The algorithm developed for optimizing the coaxial magnetic gear was written in Python and creates an RL framework [22,23] using the 2D FEM solver as an environment to simulate and evaluate the created designs. Parameterized geometric values of the coaxial magnetic gear are represented by its radii (from r₀ to r₇) and were used to calculate radial differences between each part of the magnetic gear (dr₀ to dr₆), excluding dr₂ and dr₄. These correspond to air gaps and are fixed to 1 mm and considered in the optimization. The five parameters were used to define a five-dimensional vector y_p. The radii of the magnetic gear r₁ to r₇ were used as optimization parameters. For each solved electromagnetic model design, the resulting magnetic torques for inner and outer rotors (T_inner and T_outer) were calculated by the 2D FEMM 4.2 software and used as performance feedback to an RL agent, which processed this information to update its policy in order to adjust the geometric parameters and maximize the total torque.

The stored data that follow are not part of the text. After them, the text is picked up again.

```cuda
__device__ __forceinline__ uint4 ldg_nc(const uint4* p) {
    uint4 r;
    asm volatile("ld.global.nc.L1::no_allocate.v4.u32 {%0,%1,%2,%3}, [%4];" : "=r"(r.x), "=r"(r.y), "=r"(r.z), "=r"(r.w) : "l"(p));
    return r;
// ... 121 lines not shown
template <int MODE>
__device__ __forceinline__ void smem_bit_op_at(uint32_t addr, uint32_t sh) {
    const uint32_t m = 1u << (sh & 31);
    if (MODE == 0) asm volatile("red.shared.or.b32 [%0], %1;" :: "r"(addr), "r"(m) : "memory");
    else if (MODE == 1) asm volatile("red.shared.and.b32 [%0], %1;" :: "r"(addr), "r"(~m) : "memory");
    else asm volatile("red.shared.xor.b32 [%0], %1;" :: "r"(addr), "r"(m) : "memory");
}
template <int MODE>
__device__ __forceinline__ void scatter_chunk_sb(smem_base_t sb, uint4 v, uint32_t base, uint32_t n) {
    uint32_t w[4] = { v.x, v.y, v.z, v.w };
    if (MODE != 2 || base + 8 <= n) {
#pragma unroll
        for (int q = 0; q < 4; q++) {
            smem_bit_op_at<MODE>(word_addr_lo(sb, w[q]), w[q]);
            smem_bit_op_at<MODE>(word_addr_hi(sb, w[q]), upper16(w[q]));
        }
    } else {
#pragma unroll
        for (int q = 0; q < 4; q++) {
            if (base + 2 * q < n) smem_bit_op_at<MODE>(word_addr_lo(sb, w[q]), w[q]);
            if (base + 2 * q + 1 < n) smem_bit_op_at<MODE>(word_addr_hi(sb, w[q]), w[q] >> 16);
        }
    }
}
template <int MODE>
__device__ __forceinline__ void scatter_chunk_unrolled(uint32_t* bm, uint4 v, uint32_t base, uint32_t n) {
    scatter_chunk_sb<MODE>(smem_base((uint32_t)__cvta_generic_to_shared(bm)), v, base, n);
}
static_assert(sizeof(Resolved) == 16, "batch_rows reads a Resolved with one 16-byte shared load");
#ifndef FBGPU_EVAL_DEEP
#define FBGPU_EVAL_DEEP 3
#endif
template <int MODE>
__device__ __forceinline__ void batch_rows(uint32_t* T32, const Resolved* res, int n) {
    const int lane = threadIdx.x & 31, wid = threadIdx.x >> 5;
    smem_base_t sb = smem_base((uint32_t)__cvta_generic_to_shared(T32));
    pin_base(sb);
    for (int j = wid; j < n; j += kEvalThreads / 32) {
        const uint4 raw = *reinterpret_cast<const uint4*>(res + j);
        const uint4* a4 = reinterpret_cast<const uint4*>(((unsigned long long)raw.y << 32) | raw.x);
        if (a4 == nullptr) continue;
        const uint32_t typ = raw.w & 0xffffu;
        if (typ == kArray) {
            const uint32_t card = raw.z, n8 = (card + 7) >> 3;
            uint4 v[FBGPU_EVAL_DEEP];
#pragma unroll
            for (int q = 0; q < FBGPU_EVAL_DEEP; q++) v[q] = ldg_nc(a4 + min((uint32_t)lane + 32u * q, n8 - 1u));
#pragma unroll
            for (int q = 0; q < FBGPU_EVAL_DEEP; q++) if (lane + 32 * q < n8) scatter_chunk_sb<MODE>(sb, v[q], (lane + 32 * q) * 8, card);
            for (uint32_t i = lane + 32 * FBGPU_EVAL_DEEP; i < n8; i += 32) scatter_chunk_sb<MODE>(sb, ldg_nc(a4 + i), i * 8, card);
        } else if (typ == kBitmap) warp_bitmap_atomic<MODE>(T32, a4, lane);
    }
}
constexpr int kMaxRanks = 16;
struct Mailbox { unsigned long long value[2][kMaxRanks]; unsigned long long flag[2][kMaxRanks]; };
struct FuseReduce {
    Mailbox* const* peers;
    unsigned int* ticket;
    unsigned long long* result;
    unsigned int* error;
    unsigned long long epoch;
    long long timeout_cycles;
    int rank, n_ranks;
};
__device__ __forceinline__ void fused_allreduce_tail(const FuseReduce& fr, unsigned long long* total, unsigned int n_callers) {
    if (fr.peers == nullptr) return;
    __threadfence();
    if (atomicAdd(fr.ticket, 1u) != n_callers - 1) return;
    __threadfence();
    const unsigned long long mine = *reinterpret_cast<volatile unsigned long long*>(total);
    const int par = (int)(fr.epoch & 1ull);
    for (int p = 0; p < fr.n_ranks; p++) *reinterpret_cast<volatile unsigned long long*>(&fr.peers[p]->value[par][fr.rank]) = mine;
    __threadfence_system();
    for (int p = 0; p < fr.n_ranks; p++) *reinterpret_cast<volatile unsigned long long*>(&fr.peers[p]->flag[par][fr.rank]) = fr.epoch;
    __threadfence_system();
    Mailbox* me = fr.peers[fr.rank];
    unsigned long long sum = 0;
    for (int q = 0; q < fr.n_ranks; q++) {
        const long long t0 = clock64();
        while (*reinterpret_cast<volatile unsigned long long*>(&me->flag[par][q]) != fr.epoch) {
            if (clock64() - t0 > fr.timeout_cycles) { *fr.error = 1u + (unsigned int)q; *fr.result = ~0ull; __threadfence_system(); return; }
        }
        __threadfence_system();
        sum += *reinterpret_cast<volatile unsigned long long*>(&me->value[par][q]);
    }
    *fr.result = sum;
}
__global__ void p2p_reduce_only_kernel(FuseReduce fr, unsigned long long* total) { fused_allreduce_tail(fr, total, 1u); }

struct EvalOut {
    unsigned long long* total;
    unsigned long long* per_shard;
    uint4* bitmaps;
    uint2* info;
    FuseReduce fr;
};

__global__ void __launch_bounds__(kEvalThreads, FBGPU_EVAL_MIN_BLOCKS)
eval_kernel(StoreRef st, const DevOp* __restrict__ prog, int n_ops, int depth,
            const int2* __restrict__ batches, int n_batches,
            const uint64_t* __restrict__ shards, long long n_units, EvalOut out) {
    extern __shared__ uint4 smem4[];
    __shared__ __align__(16) Resolved res[kResolveChunk];
    __shared__ uint32_t warp_tmp[kEvalThreads / 32];
    __shared__ uint32_t warp_tmp2[kEvalThreads / 32];
    const int tid = threadIdx.x, lane = tid & 31, wid = tid >> 5;
    unsigned long long cta_total = 0;

    for (long long unit = blockIdx.x; unit < n_units; unit += gridDim.x) {
        const uint64_t shard = shards[unit >> 4];
        const int slot = (int)(unit & 15);
        uint64_t map = 0xFEDCBA9876543210ull;
        int top = -1;
        auto phys = [&](int level) -> uint4* { return smem4 + (size_t)((map >> (4 * level)) & 15u) * 512; };
        auto swap_levels = [&](int a, int b) {
            uint64_t pa = (map >> (4 * a)) & 15u, pb = (map >> (4 * b)) & 15u;
            map &= ~((15ull << (4 * a)) | (15ull << (4 * b)));
            map |= (pb << (4 * a)) | (pa << (4 * b));
        };
        int cur_batch = 0;
        for (int base = 0; base < n_ops; base += kResolveChunk) {
            int chunk = min(kResolveChunk, n_ops - base);
            __syncthreads();
            bool is_run = false;
            if (tid < chunk) {
                DevOp op = prog[base + tid];
                Resolved r; r.ptr = nullptr; r.card = 0; r.typ = 0; r.cnt = 0;
                if (op.op >= D_PUSH_ROW && op.op <= D_ORANDNOT_ROW && op.op != D_PUSH_EMPTY) r = resolve(st, op.fv, shard, op.row, slot);
                res[tid] = r;
                is_run = r.ptr != nullptr && r.typ == kRun;
            }
            const int has_runs = __syncthreads_or(is_run);
            for (int k = 0; k < chunk; k++) {
                const uint8_t opc = prog[base + k].op;
                if (opc == D_PUSH_EMPTY) { top++; bm_zero(phys(top)); __syncthreads(); continue; }
                if (opc == D_SWAP) { swap_levels(top, top - 1); continue; }
                if (opc == D_POP) { top--; continue; }
                if (opc >= D_AND && opc <= D_XOR) {
                    int kind = opc == D_AND ? K_AND : opc == D_OR ? K_OR : opc == D_ANDNOT ? K_ANDNOT : K_XOR;
                    bm_apply_smem(kind, phys(top - 1), nullptr, phys(top));
                    top--; __syncthreads(); continue;
                }
                if (opc == D_OR_ROW || opc == D_ANDNOT_ROW || opc == D_XOR_ROW) {
                    while (cur_batch < n_batches && batches[cur_batch].y <= base + k) cur_batch++;
                    const int e = min(cur_batch < n_batches ? batches[cur_batch].y - base : k + 1, chunk);
                    uint4* T = phys(top);
                    uint32_t* T32 = reinterpret_cast<uint32_t*>(T);
                    if (opc == D_OR_ROW) batch_rows<0>(T32, res + k, e - k);
                    else if (opc == D_ANDNOT_ROW) batch_rows<1>(T32, res + k, e - k);
                    else batch_rows<2>(T32, res + k, e - k);
                    __syncthreads();
                    if (has_runs) for (int j = k; j < e; j++) {
                        const Resolved r = res[j];
                        if (r.ptr == nullptr || r.typ != kRun) continue;
                        uint4* S = phys(depth);
                        bm_expand_runs(S, reinterpret_cast<const uint16_t*>(r.ptr), r.cnt, warp_tmp);
                        bm_apply_smem(opc == D_OR_ROW ? K_OR : opc == D_ANDNOT_ROW ? K_ANDNOT : K_XOR, T, nullptr, S);
                        __syncthreads();
                    }
                    k = e - 1;
                    continue;
                }
                int kind = opc == D_PUSH_ROW ? K_PUSH : opc == D_OR_ROW ? K_OR : opc == D_AND_ROW ? K_AND : opc == D_ANDNOT_ROW ? K_ANDNOT
                         : opc == D_XOR_ROW ? K_XOR : opc == D_ORAND_ROW ? K_ORAND : K_ORANDNOT;
                const Resolved r = res[k];
                if (kind == K_PUSH) top++;
                uint4* T = phys(top);
                uint4* B = (kind == K_ORAND || kind == K_ORANDNOT) ? phys(top - 1) : nullptr;
// ... 1781 lines not shown
```

### featurebase_b200/csrc/program_compiler.h

```cpp
#pragma once
#include <stdarg.h>
#include <stdint.h>
#include <stdio.h>

#include <algorithm>
#include <functional>
#include <vector>

#include "../../include/fbgpu.h"
#include "fbgpu_types.h"
#include "host_error.h"

namespace fbgpu {

using ViewLookup = std::function<uint32_t(uint32_t field, uint32_t view)>;
struct Node { fbgpu_op op; std::vector<int> kids; };

struct Compiler {
    const ViewLookup& lookup; Error& err;
    std::vector<DevOp> out; int depth = 0, max_depth = 0;
    Compiler(const ViewLookup& l, Error& e) : lookup(l), err(e) {}
    uint32_t fv_of(uint32_t field, uint32_t view) { return lookup(field, view); }
    void emit(uint8_t op, uint32_t fv = kNoView, uint64_t row = 0) {
        DevOp d{}; d.op = op; d.fv = fv; d.row = row; out.push_back(d);
// ... 146 lines not shown
    }
};
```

T_{t o t a l} (y_{p}) = |T_{i n n e r} (y_{p})| + |T_{o u t e r} (y_{p})|

(2)

The optimization problem is formulated as maximizing the total torque by modifying the geometric parameters with their respective geometric constraints.

m a x J (y_{p}) = T_{i n n e r} (y_{p}) + T_{o u t e r} (y_{p})

(3)

A reward-based [24] system is created, which rewards higher achieved total torques. In the RL environment, the objective function J(y_p) serves as a reward:

r_{t} = J (y_{p})

(4)

Each of the five parameters is subjected to an action policy a_t governed by two actions: increase or decrease its value by discrete step k = 0.1 mm. For the considered parameters, there are ten possible actions which could be taken:

a_{t} = \{0, 1, \dots, 9\}

(5)

Each pair of actions modifies one of the considered optimizations parameters:

y_{i}^{t + 1} \to y_{i}^{t} \pm Δ k, Δ k = 0.1

(6)

In the proposed algorithm, there are two modules: the RL agent and the environment, which is a created 2D model of the magnetic gear. At time t, the RL agent performs action a_t, which affects the environment, causing it to transition from state s_t to state s_t₊₁. The state of each of the optimization parameters is stored in a vector form.

s_{t} = y_{p} (t) [y_{1} (t) {, y}_{2} (t), y_{3} (t), y_{4} (t), y_{5} (t)]

(7)

After the transition, a new reward is calculated, r_t₊₁, which the RL agent, alongside the state information s_t₊₁, uses to select the next action, a_t₊₁. The goal of the RL agent is to learn a policy

π = (a_{t} = a| s_{t} = s)

that maximizes the value function

v_{π}

:

v_{π} (s) = E_{π} [\sum_{t}^{t + i} γ^{t} r_{t}]

(8)

where

γ

is the discount factor, and r_t is the calculated reward.

The RL-AC agent is a linear neural network model [25,26] which uses gradient policy to reduce the variance in the estimated advantages. The policy is a linear neural network model which records the current state of the optimized parameters for each possible action. It uses a ε-greedy exploration strategy: With a small probability of ε = 0.1, it selects a random action for the five optimized parameters to explore new geometries; otherwise, it chooses the highest predicted reward. It also has an update gradient policy: It implements a policy to increase the probability of taking actions which lead to higher rewards and decreases the probability of taking actions which lead to lower rewards (total torque). The algorithm’s flow chart is shown in Figure 4.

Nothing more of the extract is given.